RBSpamAnalyzerBot
Joined 26 May 2007
Overview
editThis bot will post external link analysis, find probable spambot-created pages, and eventually tag them for speedy deletion. It will also generate a set of statistics that can be used by the community to determine whether some pages are being used as spam carriers.
Tasks
editThe bot itself is composed of a set of bash shell script files, each doing a single task:
- review.sh: The "bot" itself. The script just calls each of the following scripts in order, handling any problem they may have.
- download.sh: Checks download.wikimedia.org to find new database dumps, comparing the current ones with the last one it had processed. If new ones are found, it can generate a list of urls to download page.sql.gz and externallinks.sql.gz to be downloaded via en:wget.
- process.sh: Executes the queries from page.sql.gz and externallinks.sql.gz in a local database, then executes several custom-made queries to gather statistics:
SELECT COUNT(el_from) AS total, el_from, page_title
FROM externallinks, page
WHERE externallinks.el_from = page_id AND page_is_redirect = 0 AND page_namespace = 0
GROUP BY el_from
ORDER BY total DESC;- Generates a list of articles sorted by the amount of external links each has.
SELECT COUNT(el_to) AS total, SUBSTRING_INDEX(el_to, '/', 3) AS search
FROM externallinks, page
WHERE page_id = el_from AND page_namespace = 0
GROUP BY search
ORDER BY total DESC;- Generates a list of external links in descendant order.
SELECT page_id, page_title, page_namespace
FROM page
WHERE page_title LIKE '%index.php%'
OR page_title LIKE '%/wiki/%'
OR page_title LIKE '%/w/%' OR
page_title LIKE '%/';- Generates a list of pages with titles containing one of several patterns used by malfunctioning bots, like /wiki/, /w/, or ending with /.
- After executing the queries, the script processes the resulting lists to limit the lists to a determined amount, to prevent creating pages too big. If resulting listing has more than 500 items, the bot stops, as the dump result must be manually analyzed.

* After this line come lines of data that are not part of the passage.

+    f32x16 acc[D][CB];
+#pragma unroll
+    for (int rb = 0; rb < D; ++rb)
+#pragma unroll
+        for (int cb = 0; cb < CB; ++cb)
+#pragma unroll
+            for (int r = 0; r < 16; ++r) acc[rb][cb][r] = 0.f;
+
+    auto step = [&](int s, int slot, xword (&x)[8]) {
+        if constexpr (NDMA == 1) ROREG_WAIT_X(9, x); else if constexpr (NDMA == 2) ROREG_WAIT_X(10, x); else ROREG_WAIT_X(11, x);
+        asm volatile("s_barrier" ::: "memory");
+        f16x8 bh[CB], bl[CB];
+#pragma unroll
+        for (int cb = 0; cb < CB; ++cb) {
+            unsigned v[8];
+#pragma unroll
+            for (int e = 0; e < 8; ++e) v[e] = (unsigned)(x[e] >> (CB == 1 ? 0 : 32 * cb));
+            words_to_frags(v, bh[cb], bl[cb]);
+        }
+        __builtin_amdgcn_sched_barrier(0);
+        const int fill = slot >= 1 ? slot - 1 : 2;
+        dma(s + 2, fill);
+        load_x(s + 2, x);
+        const unsigned abase = (unsigned)(uintptr_t)(as + slot * SLOT) + lane * 16;
+        f16x8 a[2][2];
+        a[0][0] = lds_frag_read(abase, 0); a[0][1] = lds_frag_read(abase, D * 1024);
+#pragma unroll
+        for (int rb = 0; rb < D; ++rb) {
+            ROREG_WAIT_LDS2(a[rb & 1][0], a[rb & 1][1]);
+            if (rb + 1 < D) { a[(rb + 1) & 1][0] = lds_frag_read(abase, (rb + 1) * 1024); a[(rb + 1) & 1][1] = lds_frag_read(abase, (D + rb + 1) * 1024); }
+#pragma unroll
+            for (int cb = 0; cb < CB; ++cb) {
+                f32x16 c = acc[rb][cb];
+                c = __builtin_amdgcn_mfma_f32_32x32x16_f16(a[rb & 1][1], bh[cb], c, 0, 0, 0);
+                c = __builtin_amdgcn_mfma_f32_32x32x16_f16(a[rb & 1][0], bl[cb], c, 0, 0, 0);
+                c = __builtin_amdgcn_mfma_f32_32x32x16_f16(a[rb & 1][0], bh[cb], c, 0, 0, 0);
+                acc[rb][cb] = c;
+            }
+        }
+    };
+    xword xa[8], xb[8];
+    dma(0, 0); load_x(0, xa);
+    dma(1, 1); load_x(1, xb);
+    int slot = 0;
+    for (int s = 0; s < nsteps; s += 2) {
+        step(s, slot, xa);
+        slot = slot == 2 ? 0 : slot + 1;
+        step(s + 1, slot, xb);
+        slot = slot == 2 ? 0 : slot + 1;
+    }
+    ROREG_WAIT_X(0, xa);
+    ROREG_WAIT_X(0, xb);
+#undef ROREG_WAIT_X
+
+    if (!live) return;
+    float oscale[CB];
+#pragma unroll
+    for (int cb = 0; cb < CB; ++cb) oscale[cb] = ldexpf(1.f, -(bound_exp(p.xbound[column_keypoint(n + cb, D)]) + p.w_exp));
+    const bool want_bound = p.out_bound != nullptr;
+    float ur[16], vr[16], bmax[CB];
+#pragma unroll
+    for (int cb = 0; cb < CB; ++cb) bmax[cb] = 0.f;
+    if (want_bound) {
+#pragma unroll
+        for (int r = 0; r < 16; ++r) { const int o = (r & 3) + 8 * (r >> 2) + 4 * h; ur[r] = p.nb_u[o]; vr[r] = p.nb_v[o]; }
+    }
+    float *__restrict__ ob = p.Out[irr] + n + (size_t)(4 * h) * N;
+#pragma unroll
+    for (int rb = 0; rb < D; ++rb)
+#pragma unroll
+        for (int r = 0; r < 16; ++r) {
+            float o[CB];
+#pragma unroll
+            for (int cb = 0; cb < CB; ++cb) {
+                o[cb] = acc[rb][cb][r] * oscale[cb];
+                if (want_bound) bmax[cb] = fmaxf(bmax[cb], fmaf(ur[r], fabsf(o[cb]), vr[r]));
+            }
+            float *dst = ob + (size_t)(rb * 32 + (r & 3) + 8 * (r >> 2)) * N;
+            if constexpr (CB == 1) *dst = o[0]; else *reinterpret_cast<float2 *>(dst) = make_float2(o[0], o[CB - 1]);
+        }
+    if (want_bound) {
+#pragma unroll
+        for (int cb = 0; cb < CB; ++cb) {
+            const float bm = fmaxf(bmax[cb], __shfl_xor(bmax[cb], 32));
+            if (h == 0) atomicMax(reinterpret_cast<unsigned *>(p.out_bound) + column_keypoint(n + cb, D), __float_as_uint(bm));
+        }
+    }
+}
+
+__global__ __launch_bounds__(256, 2) void irrep_gemm_thin_m_kernel(GemmSplitDescs p) {
+    __shared__ __attribute__((aligned(16))) f16x8 as[3 * 10 * 64];
+    int irr, nt;
+    thin_wg_irrep<true>(p, irr, nt);
+    switch (irr) {
+        case 0: thin_m_body<1, 2>(p, irr, nt, as); break;
+        case 1: case 2: thin_m_body<3, 2>(p, irr, nt, as); break;
+        case 3: thin_m_body<4, 1>(p, irr, nt, as); break;
+        default: thin_m_body<5, 1>(p, irr, nt, as); break;
+    }
+}
+#undef ROREG_WAIT_LDS2
+
 
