class TunedGemmMode(TorchDispatchMode):

    def __init__(self, table=None, native_wgrad=None, handler=None,
                 dgelu_handler=None):
        super().__init__()
        self.table = lt_algo_table() if table is None else table
        self.native_wgrad = (
            _NATIVE_WGRAD_DISPATCH if native_wgrad is None else native_wgrad
        )
        self._handler = handler
        self.hits = 0
        self.wgrad_hits = 0
        self.fused_gelu = _gelu_fusion_on()
        self._pending_gelu = {}
        self.gelu_hits = 0
        self._dgelu_handler = dgelu_handler
        self.fused_dgelu = _dgelu_dbias_on() and (
            dgelu_handler is not None or self._handler is None
        )
        self._dgelu_stash = None
        self.dgelu_hits = 0
        self.dbias_hits = 0

    def __exit__(self, exc_type, exc_val, exc_tb):
        self._dgelu_stash = None
        return super().__exit__(exc_type, exc_val, exc_tb)

    def _tuned_index(self, a, b):
        if not self.table:
            return None
        key = _dual_key(a, b)
        if key is None:
            return None
        return self.table.get(key)

    def _gpu_ok(self, t):
        if self._handler is not None:
            return True
        return t.is_cuda and t.dtype == torch.bfloat16 and use_hip(t)

    def _route(self, a, b, idx, bias=None):
        if self._handler is not None:
            return self._handler(a, b, idx, bias)
        return ext().lt_gemm(a, b, idx, bias)


    def _is_fc1_fwd(self, key):
        if not (
            key is not None
            and key[0] == "T" and key[1] == "N"
            and key[2] == _GELU_CFG["hid"] and key[4] == _GELU_CFG["d"]
        ):
            return False
        if self._handler is not None:
            return True
        hid, tok = key[2], key[3]
        return (
            tok % 256 == 0 and hid % 256 == 0 and key[4] % 64 == 0
            and (tok // 256) * (hid // 256) >= _FGEMM_MIN_TILES
        )

    def _fused_fc1_fwd(self, a, b, bias):
        if self._handler is not None:
            out, pre = self._handler(a, b, "gelu", bias)
        else:
            out, pre = ext().fwd_gemm_gelu(
                a.contiguous(), b.t().contiguous(), bias
            )
        self.gelu_hits += 1
        if len(self._pending_gelu) > 4:
            self._pending_gelu.clear()
        self._pending_gelu[pre.data_ptr()] = (pre, out)
        return pre


    def _is_mlp_dgelu(self, args, kwargs):
        if len(args) != 2 or kwargs.get("approximate", "none") != "none":
            return False
        dy, x = args
        if not (
            dy.dim() >= 2
            and dy.shape[-1] == _GELU_CFG["hid"]
            and dy.shape == x.shape
            and dy.is_contiguous() and x.is_contiguous()
        ):
            return False
        if self._dgelu_handler is not None:
            return True
        return (
            dy.is_cuda and dy.dtype == torch.bfloat16
            and x.dtype == torch.bfloat16
            and dy.shape[-1] % 8 == 0
            and use_hip(dy)
        )

    def _fused_dgelu(self, dy, x):
        if self._dgelu_handler is not None:
            dx, colsum = self._dgelu_handler(dy, x)
        else:
            dx, colsum = ext().gelu_bwd_colsum(dy, x)
        self.dgelu_hits += 1
        self._dgelu_stash = (dx, colsum)
        return dx

    def _stashed_dbias(self, args, kwargs):
        if self._dgelu_stash is None or kwargs.get("dtype") is not None:
            return None
        dx, colsum = self._dgelu_stash
        t = args[0]
        dims = args[1] if len(args) > 1 else None
        keepdim = args[2] if len(args) > 2 else kwargs.get("keepdim", False)
        if not (
            isinstance(t, torch.Tensor)
            and dims is not None
            and t.dtype == dx.dtype
            and t.device == dx.device
            and t.untyped_storage().data_ptr()
            == dx.untyped_storage().data_ptr()
            and t.storage_offset() == dx.storage_offset()
            and t.numel() == dx.numel()
            and t.dim() >= 2
            and t.shape[-1] == dx.shape[-1]
            and t.is_contiguous()
            and sorted(d % t.dim() for d in dims) == list(range(t.dim() - 1))
        ):
            return None
        self._dgelu_stash = None
        self.dbias_hits += 1
        if keepdim:
            return colsum.view([1] * (t.dim() - 1) + [t.shape[-1]])
        return colsum

    def __torch_dispatch__(self, func, types, args=(), kwargs=None):
        kwargs = kwargs or {}
        if func is torch.ops.aten.mm.default and self._gpu_ok(args[0]):
            a, b = args
            if (
                self.native_wgrad
                and self._handler is None
                and _is_wgrad_mm(a, b)
                and hasattr(ext(), "wgrad_gemm")
            ):
                self.wgrad_hits += 1
                (dw,) = ext().wgrad_gemm(a.t().contiguous(), b.contiguous(),
                                         False)
                return dw
            idx = self._tuned_index(a, b)
            if idx is not None:
                self.hits += 1
                return self._route(a, b, idx)
        elif (
            func is torch.ops.aten.addmm.default
            and len(args) == 3
            and kwargs.get("beta", 1) == 1
            and kwargs.get("alpha", 1) == 1
            and self._gpu_ok(args[1])
            and args[0].dim() == 1
        ):
            bias, a, b = args
            key = _dual_key(a, b)
            if (
                self.fused_gelu
                and self._is_fc1_fwd(key)
                and (self._handler is not None
                     or hasattr(ext(), "fwd_gemm_gelu"))
            ):
                return self._fused_fc1_fwd(a, b, bias)
            idx = self.table.get(key) if (self.table and key) else None
            if idx is not None:
                self.hits += 1
                return self._route(a, b, idx, bias)
        elif self.fused_gelu and func is torch.ops.aten.gelu.default:
            _, out = self._pending_gelu.pop(args[0].data_ptr(), (None, None))
            if out is not None and out.shape == args[0].shape:
                return out
        elif self.fused_dgelu and func is torch.ops.aten.gelu_backward.default:
            if self._is_mlp_dgelu(args, kwargs):
                return self._fused_dgelu(*args)
        elif (
            self._dgelu_stash is not None
            and func is torch.ops.aten.sum.dim_IntList
        ):
            out = self._stashed_dbias(args, kwargs)
            if out is not None:
                return out
        return func(*args, **kwargs)
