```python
def group_ids(keys: torch.Tensor) -> Tuple[torch.Tensor, int, torch.Tensor]:
    keys = _keys_ok(keys)
    n = keys.numel()
    dev = keys.device
    if n == 0:
        z = torch.zeros(0, dtype=torch.int32, device=dev)
        return z, 0, z
    if not is_gpu(keys):
        uniq, inv = torch.unique(keys, sorted=True, return_inverse=True)
        g = uniq.numel()
        rep = torch.full((g,), n, dtype=torch.int64).scatter_reduce(0, inv, torch.arange(n), reduce="amin")
        return inv.to(torch.int32), g, rep.to(torch.int32)
    kmin, direct, cap, nslots, tkeys, trow = _group_build(keys, n)
    N = native()
    s = stream(keys)
    occ = torch.empty(nslots, dtype=torch.bool, device=dev)
    gid_of_slot = torch.empty(nslots, dtype=torch.int32, device=dev)
    N.groupby_occupied(ptr(trow), nslots, ptr(occ), ptr(gid_of_slot), s)
    slots = mask_to_indices(occ)
    g = slots.numel()
    rep = torch.empty(g, dtype=torch.int32, device=dev)
    N.groupby_assign(ptr(slots), slots.dtype == torch.int64, g, nslots, ptr(trow), ptr(gid_of_slot), ptr(rep), s)
    gid = torch.empty(n, dtype=torch.int32, device=dev)
    N.groupby_lookup(ptr(keys), keys.dtype == torch.int64, n, ptr(tkeys), ptr(gid_of_slot), cap, kmin, direct, ptr(gid), s)
    if not direct and g > 1:
        from .gather import gather_tensor
        first = rep.clamp(max=n - 1).long()
        mark = torch.zeros(n, dtype=torch.bool, device=dev)
        mark.index_fill_(0, first, True)
        order = mask_to_indices(mark, total=g)
        newpos = torch.zeros(n, dtype=torch.int32, device=dev)
        newpos.index_copy_(0, order.long(), torch.arange(order.numel(), dtype=torch.int32, device=dev))
        remap = newpos.index_select(0, first)
        gid = gather_tensor(remap, gid)
        rep = order.to(torch.int32)
    tags.BOUND.set(gid, (0, max(g - 1, 0)))
    return gid, g, rep


def first_rows_mask(keys: torch.Tensor) -> torch.Tensor:
    keys = _keys_ok(keys)
    n = keys.numel()
    dev = keys.device
    if n == 0 or not is_gpu(keys):
        mark = torch.zeros(n, dtype=torch.bool, device=dev)
        if n:
            _, _, rep = group_ids(keys)
            mark[rep.long()] = True
        return mark
    _, _, _, nslots, _, trow = _group_build(keys, n)
    mark = torch.zeros(n, dtype=torch.bool, device=dev)
    launch("mark_slot_rows").mark_slot_rows(ptr(trow), nslots, n, ptr(mark), stream(keys))
    return mark


HLL_BITS = 12
HLL_M = 1 << HLL_BITS


def hll_sketch(keys: torch.Tensor, valid: Optional[torch.Tensor] = None) -> Optional[torch.Tensor]:
    src = keys
    if valid is None:
        hit = tags.HLL.get(src)
        if hit is not None:
            return hit
    if valid is None and tags.RESIDENT.get(src, False):
        check_not_capturing("sketch of a resident column")
    keys = _keys_ok(keys)
    n = keys.numel()
    if not is_gpu(keys):
        return None
    regs = torch.zeros(HLL_M, dtype=torch.uint8, device=keys.device)
    if n == 0:
        return regs
    N = launch("hll_sketch")
    ws = torch.empty(N.hll_blocks(n) * HLL_M, dtype=torch.uint8, device=keys.device)
    N.hll_sketch(ptr(keys), keys.dtype == torch.int64, ptr(valid), n, ptr(ws), ptr(regs), stream(keys))
    if valid is None:
        tags.HLL.set(src, regs)
    return regs


def hll_terms(regs: torch.Tensor) -> torch.Tensor:
    r = regs.to(torch.float64)
    return torch.stack([torch.pow(2.0, -r).sum(-1), (regs == 0).sum(-1).to(torch.float64)], -1)


def hll_estimate(regs: torch.Tensor) -> float:
    z, zeros = to_host_f64s(hll_terms(regs))
    return hll_from_terms(z, int(zeros))


def hll_from_terms(z: float, zeros: int) -> float:
    m = float(HLL_M)
    alpha = 0.7213 / (1.0 + 1.079 / m)
    e = alpha * m * m / z
    if e <= 2.5 * m and zeros > 0:
        import math
        e = m * math.log(m / zeros)
    return e


def ndv(keys: torch.Tensor, valid: Optional[torch.Tensor] = None) -> int:
    if keys.numel() == 0:
        return 0
    if is_gpu(keys):
        return max(1, int(round(hll_estimate(hll_sketch(keys, valid)))))
    k = keys if valid is None else keys[valid]
    return int(torch.unique(k).numel())


def pack_keys(cols: Sequence[torch.Tensor]) -> torch.Tensor:
    assert cols
    if len(cols) == 1:
        c = cols[0]
        return c if c.dtype in (torch.int32, torch.int64) else c.to(torch.int64)
    ranges = _bounded_ranges(cols)
    bits = [max(1, int(hi - lo).bit_length()) for lo, hi in ranges]
    if sum(bits) <= 62:
        return _pack_bits(cols, ranges, bits)
    acc = cols[0].to(torch.int64)
    for c in cols[1:]:
        g1, n1, _ = group_ids(acc)
        g2, n2, _ = group_ids(c.to(torch.int64) if c.dtype != torch.int64 else c)
        acc = g1.to(torch.int64) * max(n2, 1) + g2.to(torch.int64)
    return acc


def pack_keys_pair(left: Sequence[torch.Tensor], right: Sequence[torch.Tensor]) -> Tuple[torch.Tensor, torch.Tensor]:
    if len(left) == 1:
        return left[0], right[0]
    nl = left[0].numel()
    if is_gpu(left[0]) and len(left) <= MAX_PACK_BITS:
        both = _bounded_ranges(list(left) + list(right))
        rl, rr = both[:len(left)], both[len(left):]
        if right[0].numel() == 0:
            ranges = rl
        elif nl == 0:
            ranges = rr
        else:
            ranges = [(min(a[0], b[0]), max(a[1], b[1])) for a, b in zip(rl, rr)]
        bits = [max(1, int(hi - lo).bit_length()) for lo, hi in ranges]
        if sum(bits) <= 62:
            return _pack_bits(list(left), ranges, bits), _pack_bits(list(right), ranges, bits)
    both = [torch.cat([a.to(torch.int64), b.to(torch.int64)]) for a, b in zip(left, right)]
    packed = pack_keys(both)
    return packed[:nl], packed[nl:]


MAX_PACK_BITS = 8


def key_ranges(cols: Sequence[torch.Tensor]) -> List[Tuple[int, int]]:
    out: List[Optional[Tuple[int, int]]] = [None] * len(cols)
    todo = []
    for i, c in enumerate(cols):
        if c.numel() == 0:
            out[i] = (0, 0)
            continue
        hit = tags.STATS.get(c)
        if hit is not None and hit[0] is not None:
            out[i] = hit[0]
        elif is_gpu(c) and c.dtype in (torch.int32, torch.int64) and c.dim() == 1:
            todo.append(i)
        else:
            r = key_range(c)
            out[i] = r if r is not None else (0, 0)
    if todo:
        N = launch("column_stats")
        bufs = []
        for i in todo:
            c = cols[i].contiguous()
            buf = torch.empty(N.STATS_SLOTS, dtype=torch.int64, device=c.device)
            N.column_stats(ptr(c), c.dtype == torch.int64, 0, c.numel(), ptr(buf), stream(c))
            bufs.append(buf[:2])
        vals = to_host_ints(torch.cat(bufs))
        for j, i in enumerate(todo):
            lo, hi = vals[2 * j], vals[2 * j + 1]
            out[i] = (lo, hi) if lo <= hi else (0, 0)
    return out


def _bounded_ranges(cols: Sequence[torch.Tensor]) -> List[Tuple[int, int]]:
    out: List[Optional[Tuple[int, int]]] = [None] * len(cols)
    todo = []
    for i, c in enumerate(cols):
        b = key_bound(c) if is_gpu(c) and c.numel() else None
        if b is not None:
            out[i] = b
        else:
            todo.append(i)
    if todo:
        for i, r in zip(todo, key_ranges([cols[i] for i in todo])):
            out[i] = r
    return out


def _pack_bits(cols: Sequence[torch.Tensor], ranges, bits) -> torch.Tensor:
    n = cols[0].numel()
    if not is_gpu(cols[0]) or len(cols) > MAX_PACK_BITS or any(c.dtype not in (torch.int32, torch.int64)
                                                                for c in cols):
        out = None
        for c, (lo, _), b in zip(cols, ranges, bits):
            v = c.to(torch.int64) - lo
            out = v if out is None else (out << b) | v
        return out
    cs = [c.contiguous() for c in cols]
    out = torch.empty(n, dtype=torch.int64, device=cs[0].device)
    shifts = [0] + list(bits[1:])
    launch("pack_bits").pack_bits([ptr(c) for c in cs], [c.dtype == torch.int64 for c in cs],
                                  [int(lo) for lo, _ in ranges], shifts, n, ptr(out), stream(out))
    return out
```

Baseline: 0.06320.

## Narrow join range buffers to int32 and chunk the exclusive scan into two passes

Sorted-range lookups now emit lo/cnt as int32 when the build side fits in 32 bits, and every range consumer kernel is templated on the range type. This halves the range buffer traffic and allocation size for joins. The exclusive scan is also reorganised so each block handles a chunk of tiles with a running carry. That drops the separate tile-count scan launch. The cost is more template instantiations and width-conversion checks on the Python side.

```diff
diff --git a/csrc/bindings.cpp b/csrc/bindings.cpp
--- a/csrc/bindings.cpp
+++ b/csrc/bindings.cpp
@@ -633,10 +633,10 @@
                             S(s));
   });
   m.def("dense_ranges", [](uintptr_t first, bool first64, int64_t kmin, int64_t kmax, uintptr_t q, bool key64,
-                           uintptr_t qvalid, int64_t nq, uintptr_t lo, uintptr_t cnt, uintptr_t s) {
+                           uintptr_t qvalid, int64_t nq, uintptr_t lo, uintptr_t cnt, bool range64, uintptr_t s) {
     if (nq > 0 && (!first || !q || !lo || !cnt)) throw std::runtime_error("dense_ranges: null buffer");
     kern::dense_ranges(P<const void>(first), first64, kmin, kmax, P<const void>(q), key64, P<const uint8_t>(qvalid), nq,
-                       P<int64_t>(lo), P<int64_t>(cnt), S(s));
+                       P<void>(lo), P<void>(cnt), range64, S(s));
   });
   m.def("unique_lookup", [](uintptr_t big, bool key64, int64_t nb, uintptr_t first, bool first64, int64_t kmin,
                             int64_t kmax, uintptr_t q, uintptr_t qvalid, int64_t nq, uintptr_t hit, uintptr_t pos,
@@ -647,28 +647,28 @@
                         P<const uint8_t>(qvalid), nq, P<uint8_t>(hit), P<int32_t>(pos), P<const void>(fence), nf,
                         S(s));
   });
-  m.def("sorted_exists", [](uintptr_t big2, uintptr_t small2, bool key64, uintptr_t lo, uintptr_t cnt, int64_t ns,
-                            int op, uintptr_t mask, uintptr_t hit, uintptr_t s) {
+  m.def("sorted_exists", [](uintptr_t big2, uintptr_t small2, bool key64, uintptr_t lo, uintptr_t cnt, bool range64,
+                            int64_t ns, int op, uintptr_t mask, uintptr_t hit, uintptr_t s) {
     if (op < 0 || op > 6 || (op == 6 && !mask) || (ns > 0 && (!lo || !cnt || !hit || (op < 6 && (!big2 || !small2)))))
       throw std::runtime_error("sorted_exists: bad arguments");
-    kern::sorted_exists(P<const void>(big2), P<const void>(small2), key64, P<const int64_t>(lo), P<const int64_t>(cnt),
-                        ns, op, P<const uint8_t>(mask), P<uint8_t>(hit), S(s));
-  });
-  m.def("sorted_match", [](uintptr_t big2, uintptr_t small2, bool key64, uintptr_t lo, uintptr_t cnt, int64_t ns,
-                           uintptr_t counts, uintptr_t offsets, uintptr_t sidx, uintptr_t bidx, bool out64,
+    kern::sorted_exists(P<const void>(big2), P<const void>(small2), key64, P<const void>(lo), P<const void>(cnt),
+                        range64, ns, op, P<const uint8_t>(mask), P<uint8_t>(hit), S(s));
+  });
+  m.def("sorted_match", [](uintptr_t big2, uintptr_t small2, bool key64, uintptr_t lo, uintptr_t cnt, bool range64,
+                           int64_t ns, uintptr_t counts, uintptr_t offsets, uintptr_t sidx, uintptr_t bidx, bool out64,
                            int64_t out_cap, uintptr_t first, uintptr_t s) {
     if (ns > 0 && (!big2 || !small2 || !lo || !cnt || (!offsets && !counts) || (offsets && (!sidx || !bidx))))
       throw std::runtime_error("sorted_match: null buffer");
-    kern::sorted_match(P<const void>(big2), P<const void>(small2), key64, P<const int64_t>(lo), P<const int64_t>(cnt),
-                       ns, P<int32_t>(counts), P<const int64_t>(offsets), P<void>(sidx), P<void>(bidx), out64,
+    kern::sorted_match(P<const void>(big2), P<const void>(small2), key64, P<const void>(lo), P<const void>(cnt),
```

- upload.sh: This script executes the communication between the bot and the Wikipedia project. The script logins the bot and uploads the generated listings at a determined location. Currently, that is being done at User:ReyBrujo/Dumps. First, the script determines whether there is a current dump, and if so, archives it at User:ReyBrujo/Dumps/Archive. Then it uploads the listings and the dump page, with the format:
- User:ReyBrujo/Dumps/yyyymmdd where yyyymmdd is the database dump date (and not the processing date)
- User:ReyBrujo/Dumps/yyyymmdd/Sites linked more than xxx times where xxx is usually 500 in the case of the English Wikipedia
- User:ReyBrujo/Dumps/yyyymmdd/Sites linked between xxx and yyy times where xxx and yyy are delimiters when a single listing would have over 500 items.
- User:ReyBrujo/Dumps/yyyymmdd/Articles with more than xxx external links where xxx is usually 1000.
- User:ReyBrujo/Dumps/yyyymmdd/Articles with between xxx and yyy external links where xxx and yyy are delimiters when a single listing would have over 500 items.
Finally, the bot edits a global page currently found at User:ReyBrujo/Dump statistics table, updating the statistics in that page. Permission for the bot to run there will be requested after having the bot approved in the English Wikipedia.